● **PROVIDED ENTRIES**
++++

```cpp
__host__ __device__ inline int exp_of_maxbits(unsigned b) {
// ... 66 lines not shown
  const char* W = nullptr;
  const int* EW = nullptr;
  int w_rb32 = 0, w_row0 = 0, w_k0 = 0; unsigned w_bytes = 0;
  int I = 0, J = 0, K = 0;
  char* C = nullptr; int* EC = nullptr; int ldc = 0; int c_col0 = 0;
  float* Cf = nullptr;
  const float* bias = nullptr;
  int act = ACT_NONE; float w0 = 1.f;
  unsigned* Csign = nullptr;
  int aux_mode = AUX_NONE;
  const char* H = nullptr; const int* EH = nullptr; int ldh = 0; int h_col0 = 0; const unsigned* Hsign = nullptr;
  float* colsum = nullptr; int ldcs = 0;
  int tiles_i = 0, tiles_j = 0;
  int tj_skip = -1;
  int tiles_jr = 0;
  int rev = 0;
  int dbg = 0;
  int* tile_ctr = nullptr;
  int pl = 2;
  const float* nd_w = nullptr; float* nd_out = nullptr; unsigned long long nd_stride = 0;
  int nd_omax = 0, nd_ldw = 0;
  int nd_rows[8] = {0, 0, 0, 0, 0, 0, 0, 0}, nd_row0[8] = {0, 0, 0, 0, 0, 0, 0, 0}, nd_woff[8] = {0, 0, 0, 0, 0, 0, 0, 0};
};
__host__ __device__ inline size_t sign_words(size_t rows, int ld) { return ((rows + 31) / 32) * (size_t)((ld + 63) / 64) * 64; }

struct DwArgs {
  const char* A = nullptr; const int* EA = nullptr; int lda = 0; int a_col0 = 0;
  const char* B = nullptr; const int* EB = nullptr; int ldb = 0; int b_col0 = 0;
  int I = 0, J = 0, P = 0;
  float* C = nullptr; int ldc = 0;
  int k_split = 0, n_split = 1; unsigned long long slab_stride = 0;
  int tiles_i = 0, tiles_j = 0;
  int pl = 2;
};

constexpr int TR_MAXL = 8;
constexpr int TR_SLOTS = TR_MAXL + 1;
struct TrunkArgs {
  const char* pe = nullptr; const int* Epe = nullptr;
  int P = 0, W = 0, L = 0; unsigned skip_mask = 0;
  int gamma_free_layer = 0;
  const char* Wp[TR_SLOTS] = {}; const int* EW[TR_SLOTS] = {}; unsigned w_bytes[TR_SLOTS] = {}; int K[TR_SLOTS] = {};
  const float* bias[TR_SLOTS] = {}; float w0[TR_SLOTS] = {};
  char* F = nullptr; int* EF = nullptr; int ldf = 0;
  char* H[TR_MAXL] = {}; int* EH[TR_MAXL] = {}; unsigned* Hsign[TR_MAXL] = {};
  const float* nd_w = nullptr; float* nd_out = nullptr; unsigned long long nd_stride = 0;
  int* tile_ctr = nullptr;
  int dbg = 0;
};
inline int trunk_gamma_free_layer(int L, unsigned skip_mask) {
  int g = 2;
  for (int l = 2; l < L; ++l)
    if ((skip_mask >> l) & 1u) g = l;
  return g < L - 1 ? g : L - 1;
}
inline bool trunk_dma_in_final_layer(int L, unsigned skip_mask, bool feats_fused) {
  return !feats_fused && trunk_gamma_free_layer(L, skip_mask) == L - 1;
}
int launch_trunk(const TrunkArgs& a, bool train, hipStream_t st);
void trunk_set_grid_override(int n);
void trunk_set_fusion(int on);
bool trunk_fusion_enabled();

int launch_kc(const KcArgs& a, hipStream_t st);
void kc_set_grid_override(int n);
int launch_kc_narrow(const KcArgs& a, hipStream_t st);
// ... 48 lines not shown
```

### semantic-nerf-for-satellite-data_amd/csrc/bsp_gemm.hip

```cpp
#include "bsp_dev.h"

#include <vector>

namespace snerf {
namespace bsp {
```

++++

● **TASK PROMPT**
In the records above, collect each line with "char".

● **EXPECTED ANSWER**
  const char* W = nullptr;
  char* C = nullptr; int* EC = nullptr; int ldc = 0; int c_col0 = 0;
  const char* H = nullptr; const int* EH = nullptr; int ldh = 0; int h_col0 = 0; const unsigned* Hsign = nullptr;
  const char* A = nullptr; const int* EA = nullptr; int lda = 0; int a_col0 = 0;
  const char* B = nullptr; const int* EB = nullptr; int ldb = 0; int b_col0 = 0;
  const char* pe = nullptr; const int* Epe = nullptr;
  const char* Wp[TR_SLOTS] = {}; const int* EW[TR_SLOTS] = {}; unsigned w_bytes[TR_SLOTS] = {}; int K[TR_SLOTS] = {};
  char* F = nullptr; int* EF = nullptr; int ldf = 0;
  char* H[TR_MAXL] = {}; int* EH[TR_MAXL] = {}; unsigned* Hsign[TR_MAXL] = {};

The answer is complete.